Travel to Australian from the U.S. or Europe is currently quite a long ordeal, but in the future, a hypersonic "SpaceLiner" could whisk up to 50 passengers from Europe to Australia in just 90 minutes. The futuristic vehicle would accomplish this by riding a rocket into Earth's upper atmosphere, reaching 24 times the speed of sound before gliding back in to make a landing.
Martin Sippel, project coordinator for SpaceLiner at the German Aerospace Center, suggests that the project could make enough progress to begin attracting private funding in another decade, and aim for full operations by 2050.
Currently, the concept includes a rocket booster stage for launch and a separate orbiter stage to carry passengers halfway around the world without ever making it to space. Flying from the U.S. to Europe could take just under an hour if the SpaceLiner is successful.
Unfortunately, the downside to the high speed travel is going to be the cost, which will likely be prohibitive to all but the world's richest people.

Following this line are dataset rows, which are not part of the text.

def rasterize_gaussians(means3D, means2D, sh, colors_precomp, opacities, scales, rotations,
                        cov3Ds_precomp, raster_settings):
    args = (means3D, means2D, sh, colors_precomp, opacities, scales, rotations, cov3Ds_precomp)
    return _RasterizeGaussians.apply(*args, raster_settings, torch.is_grad_enabled())


class _RasterizeGaussians(torch.autograd.Function):
    @staticmethod
    def forward(ctx, means3D, means2D, sh, colors_precomp, opacities, scales, rotations,
                cov3Ds_precomp, raster_settings, grad_mode=False):
        rs = raster_settings
        args = (rs.bg, means3D, colors_precomp, opacities, scales, rotations, rs.scale_modifier,
                cov3Ds_precomp, rs.viewmatrix, rs.projmatrix, rs.tanfovx, rs.tanfovy,
                rs.image_height, rs.image_width, sh, rs.sh_degree, rs.campos, rs.prefiltered)
        ctx.prep = bool(grad_mode) and any(ctx.needs_input_grad)
        fi, color, radii, depth, alloc, pending = _C._forward(
            *args, 0, ctx.prep, _defer["speculate"], _async_on())
        ctx.raster_settings = rs
        ctx.num_rendered = fi.num_rendered
        ctx.binning_layout = fi.binning_layout
        ctx.pending = pending
        ctx.bufs = _buffer_ptrs(alloc)
        ctx.leaves = (means2D, colors_precomp, opacities, means3D, cov3Ds_precomp, sh, scales, rotations)
        ctx.tensor_pos = _tensor_positions((means3D, means2D, sh, colors_precomp, opacities, scales,
                                            rotations, cov3Ds_precomp))
        ctx.save_for_backward(colors_precomp, means3D, scales, rotations, cov3Ds_precomp, radii, sh,
                              *alloc.bases)
        ctx.mark_non_differentiable(radii)
        ctx.set_materialize_grads(False)
        return color, radii, depth

    @staticmethod
    def backward(ctx, grad_out_color, _grad_radii, grad_depth):
        if grad_out_color is None:
            return (None,) * 10
        rs = ctx.raster_settings
        saved = ctx.saved_tensors
        colors_precomp, means3D, scales, rotations, cov3Ds_precomp, radii, sh = saved[:7]
        bases = saved[7:]
        geomBuffer, binningBuffer, imgBuffer = ctx.bufs

        def args_kw(spec=False):
            K, layout, bptr = (-1, ctx.binning_layout, None) if spec else _resolved(ctx)
            return ((rs.bg, means3D, radii, colors_precomp, scales, rotations, rs.scale_modifier,
                     cov3Ds_precomp, rs.viewmatrix, rs.projmatrix, rs.tanfovx, rs.tanfovy, grad_out_color,
                     sh, rs.sh_degree, rs.campos, geomBuffer, K, binningBuffer, imgBuffer),
                    {"prepare_backward": ctx.prep, "binning_layout": layout, "binning_ptr": bptr})

        def render_half(spec=False):
            a, k = args_kw(spec)
            return _C.rasterize_gaussians_backward_render(*a, **k), a[17]
        inputs = (1, 3, 4, 0, 7, 2, 5, 6)
        nodes = _input_nodes(ctx, inputs)
        gauss = (means3D, colors_precomp, scales, rotations, rs.scale_modifier, cov3Ds_precomp, sh,
                 rs.sh_degree, 0)
        if _try_defer(ctx, gauss, radii, geomBuffer, inputs, nodes, ctx.needs_input_grad, render_half, bases):
            return (None,) * 10
        args, kw = args_kw()
        need = [ctx.needs_input_grad[i] for i in inputs]
        acc = [_accumulation_target(t, node) if n else None for t, n, node in zip(ctx.leaves, need, nodes)]
        g = list(_C.rasterize_gaussians_backward(*args, skip_unused=True, accumulate_into=acc, needed=need, **kw))
        for k, t in enumerate(acc):
            if t is not None:
                g[k] = None
        (grad_means2D, grad_colors_precomp, grad_opacities, grad_means3D, grad_cov3Ds_precomp,
         grad_sh, grad_scales, grad_rotations) = g
        return (grad_means3D, grad_means2D, grad_sh, grad_colors_precomp, grad_opacities,
                grad_scales, grad_rotations, grad_cov3Ds_precomp, None, None)


class GaussianRasterizer(nn.Module):
    def __init__(self, raster_settings):
        super().__init__()
        self.raster_settings = raster_settings

    def markVisible(self, positions):
        with torch.no_grad():
            rs = self.raster_settings
            visible = _C.mark_visible(positions, rs.viewmatrix, rs.projmatrix)
        return visible

    def forward(self, means3D, means2D, opacities, shs=None, colors_precomp=None, scales=None,
                rotations=None, cov3D_precomp=None):
        rs = self.raster_settings
        if (shs is None and colors_precomp is None) or (shs is not None and colors_precomp is not None):
            raise Exception('Please provide excatly one of either SHs or precomputed colors!')
        if ((scales is None or rotations is None) and cov3D_precomp is None) or \
                ((scales is not None or rotations is not None) and cov3D_precomp is not None):
            raise Exception('Please provide exactly one of either scale/rotation pair or precomputed 3D covariance!')
        empty = torch.Tensor([])
        if shs is None:
            shs = empty
        if colors_precomp is None:
            colors_precomp = empty
        if scales is None:
            scales = empty
        if rotations is None:
            rotations = empty
        if cov3D_precomp is None:
            cov3D_precomp = empty
        return rasterize_gaussians(means3D, means2D, shs, colors_precomp, opacities, scales,
                                   rotations, cov3D_precomp, rs)


def rasterize_parameters(params, raster_settings, means2D=None, shs=None):
    means = params["means"]
    if means2D is None:
        means2D = torch.empty(0, device=means.device)
    colors = params["colors"] if shs is None else torch.empty(0, device=means.device)
    if shs is None:
        shs = torch.empty(0, device=means.device)
    return _RasterizeGaussianParameters.apply(means, means2D, shs, colors, params["opacity_logits"],
                                              params["log_scales"], params["rotation_quaternions"],
                                              raster_settings, torch.is_grad_enabled())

Significant challenges still remain, including finding the right shape for the vehicle that will be able to withstand the intense heat that is created when travelling at such high speeds through the upper atmosphere.

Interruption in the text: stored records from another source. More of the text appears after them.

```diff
             } else {
-                const uint2* ix = reinterpret_cast<const uint2*>(idx) + ((r - sym_rows) * kFrBlk + 4 * q);
-                const uint2 i0 = q ? ix[-1] : ix[0], i1 = ix[0], i2 = ix[1], i3 = ix[2];
-                auto pack = [&](const uint2 ii) {
-                    return (((uint32_t)cb[ii.x & 0xFFFFu] >> 4) & 3u) << 6 | (((uint32_t)cb[ii.x >> 16] >> 4) & 3u) << 4 |
-                           (((uint32_t)cb[ii.y & 0xFFFFu] >> 4) & 3u) << 2 | (((uint32_t)cb[ii.y >> 16] >> 4) & 3u);
-                };
-                b0 = pack(i0); b1 = pack(i1); b2 = pack(i2); b3 = pack(i3);
-            }
-            if (q == 0) b0 = 0;
-            *reinterpret_cast<uint32_t*>(rows + (size_t)(fs * nb + r) * kFrPitch + 4 * q) = b0 | (b1 << 8) | (b2 << 16) | (b3 << 24);
+#pragma unroll
+                for (int i = 0; i < 8; ++i) {
+                    const uint32_t o = (uint32_t)(cell0 + i * cols);
+                    const uint32_t* a = reinterpret_cast<const uint32_t*>(cb + (o & ~3u));
+                    R[i] = __funnelshift_r(a[0], a[1], 8u * (o & 3u));
+                }
+            }
+            const uint32_t n4 = 0x0F0F0F0Fu, n2 = 0x03030303u;
+            if (!coupled6) {
+                uint32_t P[4], Q[2];
+#pragma unroll
+                for (int k = 0; k < 4; ++k) P[k] = ((R[2 * k] & n4) << 4) | (R[2 * k + 1] & n4);
+#pragma unroll
+                for (int k = 0; k < 2; ++k)
+                    Q[k] = (((R[4 * k] >> 4) & n2) << 6) | (((R[4 * k + 1] >> 4) & n2) << 4) | (((R[4 * k + 2] >> 4) & n2) << 2) | ((R[4 * k + 3] >> 4) & n2);
+#pragma unroll
+                for (int jj = 0; jj < 4; ++jj) {
+                    const int j = (jj + rot) & 3;
+                    if (j < nruns) {
+                        const uint32_t sel = (uint32_t)j | ((uint32_t)(4 + j) << 4), S = (uint32_t)(slot0 + j * run_step);
+                        *reinterpret_cast<uint32_t*>(stream + S / 2u) = __byte_perm(__byte_perm(P[0], P[1], sel), __byte_perm(P[2], P[3], sel), 0x5410);
+                        *reinterpret_cast<uint16_t*>(stream + m.cap_sym + S / 4u) = (uint16_t)__byte_perm(Q[0], Q[1], sel);
+                    }
+                }
+            } else {
+                uint32_t B[6];
+#pragma unroll
+                for (int h = 0; h < 2; ++h) {
+                    const uint32_t v0 = R[4 * h] & 0x3F3F3F3Fu, v1 = R[4 * h + 1] & 0x3F3F3F3Fu, v2 = R[4 * h + 2] & 0x3F3F3F3Fu,
+                                   v3 = R[4 * h + 3] & 0x3F3F3F3Fu;
+                    B[3 * h] = (v0 << 2) | ((v1 >> 4) & n2);
+                    B[3 * h + 1] = ((v1 & n4) << 4) | ((v2 >> 2) & n4);
+                    B[3 * h + 2] = ((v2 & n2) << 6) | v3;
+                }
+#pragma unroll
+                for (int jj = 0; jj < 4; ++jj) {
+                    const int j = (jj + rot) & 3;
+                    if (j < nruns) {
+                        const uint32_t sel = (uint32_t)j | ((uint32_t)(4 + j) << 4);
+                        uint16_t* a = reinterpret_cast<uint16_t*>(stream + 3u * (uint32_t)(slot0 + j * run_step) / 4u);
+                        a[0] = (uint16_t)__byte_perm(B[0], B[1], sel);
+                        a[1] = (uint16_t)__byte_perm(B[2], B[3], sel);
+                        a[2] = (uint16_t)__byte_perm(B[4], B[5], sel);
+                    }
+                }
+            }
         }
         __syncthreads();
-        if (gi + (int)gridDim.x < n_groups) load_cells(gi + (int)gridDim.x);
-
-        if (warp >= nf * upf) continue;
-        const int fs = warp >= upf ? 1 : 0, u = warp - fs * upf, f = gi * kFrFrames + fs;
-        uint8_t* urow = rows + (size_t)(fs * nb + G * u) * kFrPitch;
+        load_cells(f + 2 * (int)gridDim.x, buf);
+
+        for (int wi = tid; wi < nb * kFrWords; wi += (int)blockDim.x) {
+            const int r = wi / kFrWords, q = wi - r * kFrWords;
+            const uint32_t o = (uint32_t)(r * kFrBlk + 4 * q - 1 + kFrLead);
+            const uint32_t* a = reinterpret_cast<const uint32_t*>(stream - kFrLead + (o & ~3u));
+            uint32_t v = __funnelshift_r(a[0], a[1], 8u * (o & 3u));
+            if (q == 0) v &= 0xFFFFFF00u;
+            *reinterpret_cast<uint32_t*>(rows_b + r * kFrPitch + 4 * q) = v;
+        }
+        __syncthreads();
+
+        const int u = warp;
+        uint8_t* urow = rows_b + (size_t)(G * u) * kFrPitch;
+        RsFrSmem::PerWarp& w = s.w[warp];
+        const int grp = lane / GL, k = lane % GL;
 
         uint32_t word = 0;
         {
+            const uint32_t lt_lane = (uint32_t)__cvta_generic_to_shared(s.lt) + 4u * (uint32_t)k;
+            const uint32_t vsel = 0x3210u ^ (0x1111u * (uint32_t)grp);
+            const uint32_t lt0 = lt_lane + 32u * (uint32_t)(0 ^ grp), lt1 = lt_lane + 32u * (uint32_t)(1 ^ grp);
+            const uint32_t lt2 = lt_lane + 32u * (uint32_t)(2 ^ grp), lt3 = lt_lane + 32u * (uint32_t)(3 ^ grp);
             const uint32_t stage_lane = (uint32_t)__cvta_generic_to_shared(urow) + (uint32_t)(grp * kFrPitch);
             const int top_src = grp * GL + (Pw - 1);
 #pragma unroll 3
@@ -676,28 +716,57 @@
     return rs_launch_t<2, false>(m, d_raw, nullptr, nullptr, n_frames, d_data, d_ok, d_rho, sm_count, st);
 }
 
-cudaError_t k2_rs_fused_launch(const Mode& m, const uint8_t* d_cellvals, const uint16_t* d_idx, int n_frames, uint8_t* d_data,
-                               uint8_t* d_ok, const uint8_t* d_rho, int sm_count, cudaStream_t st, int b_begin, int b_count)
+cudaError_t k2_rs_fused_launch(const Mode& m, const uint8_t* d_cellvals, const uint16_t* d_idx, bool interleaved, int n_frames,
+                               uint8_t* d_data, uint8_t* d_ok, const uint8_t* d_rho, const void* d_frame_tables, int sm_count,
+                               cudaStream_t st, int b_begin, int b_count)
 {
     if (b_count < 0) b_count = m.nblocks;
     const bool whole = b_begin == 0 && b_count == m.nblocks;
     const bool bits_ok = m.symbol_bits == 4 && m.color_bits == 2 && (!m.legacy || (size_t)m.num_cells * 6 == (size_t)m.cap_all * 8);
-    if (whole && bits_ok && m.ecc_block == kFrBlk && m.ecc_bytes <= 32 &&
-        m.ecc_bytes <= kLaDim && m.nblocks % 4 == 0 && kFrFrames * (m.nblocks / 4) <= kFrWarps && m.num_cells % 16 == 0 &&
-        m.cap_sym % kFrBlk == 0 && (m.nblocks * m.msg_len) % 4 == 0 && ((uintptr_t)d_data & 3u) == 0 && n_frames > 0) {
-        const int cell_pitch = m.num_cells;
-        const size_t smem = ((sizeof(RsFrSmem) + 127) & ~size_t(127)) + sizeof(uint32_t) * 4 * 256 * 8 +
-                            (size_t)kFrFrames * cell_pitch + (size_t)kFrFrames * m.nblocks * kFrPitch;
+    const int part = m.num_cells / 2, rows = interleaved ? part / m.ecc_block : 1;
+    const bool map_ok = m.num_cells % 2 == 0 && part % m.ecc_block == 0 && part % 8 == 0 && (rows == 1 || rows % 8 == 0);
+    const int warps = m.nblocks / 4;
+    if (whole && bits_ok && map_ok && m.ecc_block == kFrBlk && m.ecc_bytes <= 32 && m.nblocks % 4 == 0 && warps <= kFrWarps &&
+        fr_tasks(m, part, rows) <= 32 * warps && m.num_cells % 16 == 0 && m.cap_sym % kFrBlk == 0 && (m.nblocks * m.msg_len) % 4 == 0 &&
+        ((uintptr_t)d_data & 3u) == 0 && n_frames > 0) {
+        const size_t smem = ((sizeof(RsFrSmem) + 127) & ~size_t(127)) + 2 * (size_t)fr_cell_pitch(m) + (size_t)fr_stream_pitch(m) +
+                            (size_t)m.nblocks * kFrPitch;
         if (smem <= 113 * 1024) {
             cudaError_t e = cudaFuncSetAttribute(k_rs_frames, cudaFuncAttributeMaxDynamicSharedMemorySize, (int)smem);
             if (e != cudaSuccess) return e;
-            int groups = (n_frames + kFrFrames - 1) / kFrFrames, ctas = groups < 2 * sm_count ? groups : 2 * sm_count;
-            k_rs_frames<<<ctas, 32 * kFrFrames * (m.nblocks / 4), smem, st>>>(m, d_cellvals, d_idx, n_frames, d_data, d_ok, d_rho, cell_pitch); count_launch();
+            const int ctas = n_frames < 2 * sm_count ? n_frames : 2 * sm_count;
+            k_rs_frames<<<ctas, 32 * warps, smem, st>>>(m, d_cellvals, n_frames, part, rows, d_data, d_ok,
+                                                        static_cast<const RsFrTables*>(d_frame_tables)); count_launch();
             return cudaGetLastError();
         }
     }
     if (m.ecc_bytes <= 32) return rs_launch_t<1, true>(m, nullptr, d_cellvals, d_idx, n_frames, d_data, d_ok, d_rho, sm_count, st, b_begin, b_count);
     return rs_launch_t<2, true>(m, nullptr, d_cellvals, d_idx, n_frames, d_data, d_ok, d_rho, sm_count, st, b_begin, b_count);
+}
+
+size_t k2_frame_tables_size() { return sizeof(RsFrTables); }
+
+void k2_frame_tables(const uint8_t* gexp512, const uint8_t* glog256, const uint8_t* rho, int parity, void* out)
+{
+    RsFrTables& t = *static_cast<RsFrTables*>(out);
+    memcpy(t.exp, gexp512, 512);
+    memcpy(t.log, glog256, 256);
+    auto mul = [&](uint32_t x, uint32_t y) -> uint32_t { return (x && y) ? gexp512[glog256[x] + glog256[y]] : 0u; };
+    for (int i = 0; i < 32; ++i)
+        for (int j = 0; j < 32; ++j) {
+            uint2 w = make_uint2(0u, 0u);
+            if (i < parity && j < parity) {
+                const int l = (255 - ((j + 1) * (parity - i)) % 255) % 255;
+                for (int b = 0; b < 4; ++b) { w.x |= (uint32_t)gexp512[l + b] << (8 * b); w.y |= (uint32_t)gexp512[l + 4 + b] << (8 * b); }
+            }
+            t.wsyn[i][j] = w;
+        }
+    for (int e = 0; e < 4 * 256 * 8; ++e) {
+        const int v = e / 32, j = (e / 8) & 3, kk = e % 8;
+        uint32_t word = 0;
+        for (int bb = 0; bb < 4; ++bb) word |= mul((uint32_t)v, rho[j * 64 + 4 * kk + bb]) << (8 * bb);
+        t.lt[e] = word;
+    }
 }
 
 void k2_remainder_basis(const uint8_t* gen, int parity, const uint8_t* gexp512, const uint8_t* glog256, uint8_t* rho_out )
diff --git a/libcimbar_b200/csrc/k2_rs.cuh b/libcimbar_b200/csrc/k2_rs.cuh
--- a/libcimbar_b200/csrc/k2_rs.cuh
+++ b/libcimbar_b200/csrc/k2_rs.cuh
@@ -6,7 +6,10 @@
 cudaError_t k2_pack_launch(const Mode& m, const uint8_t* d_cellvals, const uint16_t* d_idx, int n_frames, uint8_t* d_raw, cudaStream_t st);
 cudaError_t k2_rs_launch(const Mode& m, const uint8_t* d_raw, int n_frames, uint8_t* d_data, uint8_t* d_ok, const uint8_t* d_rho, int sm_count, cudaStream_t st);
 void k2_remainder_basis(const uint8_t* gen, int parity, const uint8_t* gexp512, const uint8_t* glog256, uint8_t* rho_out);
-cudaError_t k2_rs_fused_launch(const Mode& m, const uint8_t* d_cellvals, const uint16_t* d_idx, int n_frames, uint8_t* d_data,
-                               uint8_t* d_ok, const uint8_t* d_rho, int sm_count, cudaStream_t st, int b_begin = 0, int b_count = -1);
+size_t k2_frame_tables_size();
+void k2_frame_tables(const uint8_t* gexp512, const uint8_t* glog256, const uint8_t* rho, int parity, void* out);
+cudaError_t k2_rs_fused_launch(const Mode& m, const uint8_t* d_cellvals, const uint16_t* d_idx, bool interleaved, int n_frames,
+                               uint8_t* d_data, uint8_t* d_ok, const uint8_t* d_rho, const void* d_frame_tables, int sm_count,
+                               cudaStream_t st, int b_begin = 0, int b_count = -1);
 cudaError_t k2_mask_launch(const Mode& m, const uint8_t* d_ok, int n_frames, uint32_t* d_mask, cudaStream_t st);
 }
```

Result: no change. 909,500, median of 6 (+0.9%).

Launching a rocket rather than taking off like traditional aircraft will also pose some challenges. Because of the nature of its takeoff, SpaceLiner would be restricted to suitable launch sites with uninhabited areas down range. It would also need a careful flight path during its final landing approach because the sonic boom that comes along with aircraft travelling faster than the speed of sound can damage buildings on the ground at low altitudes.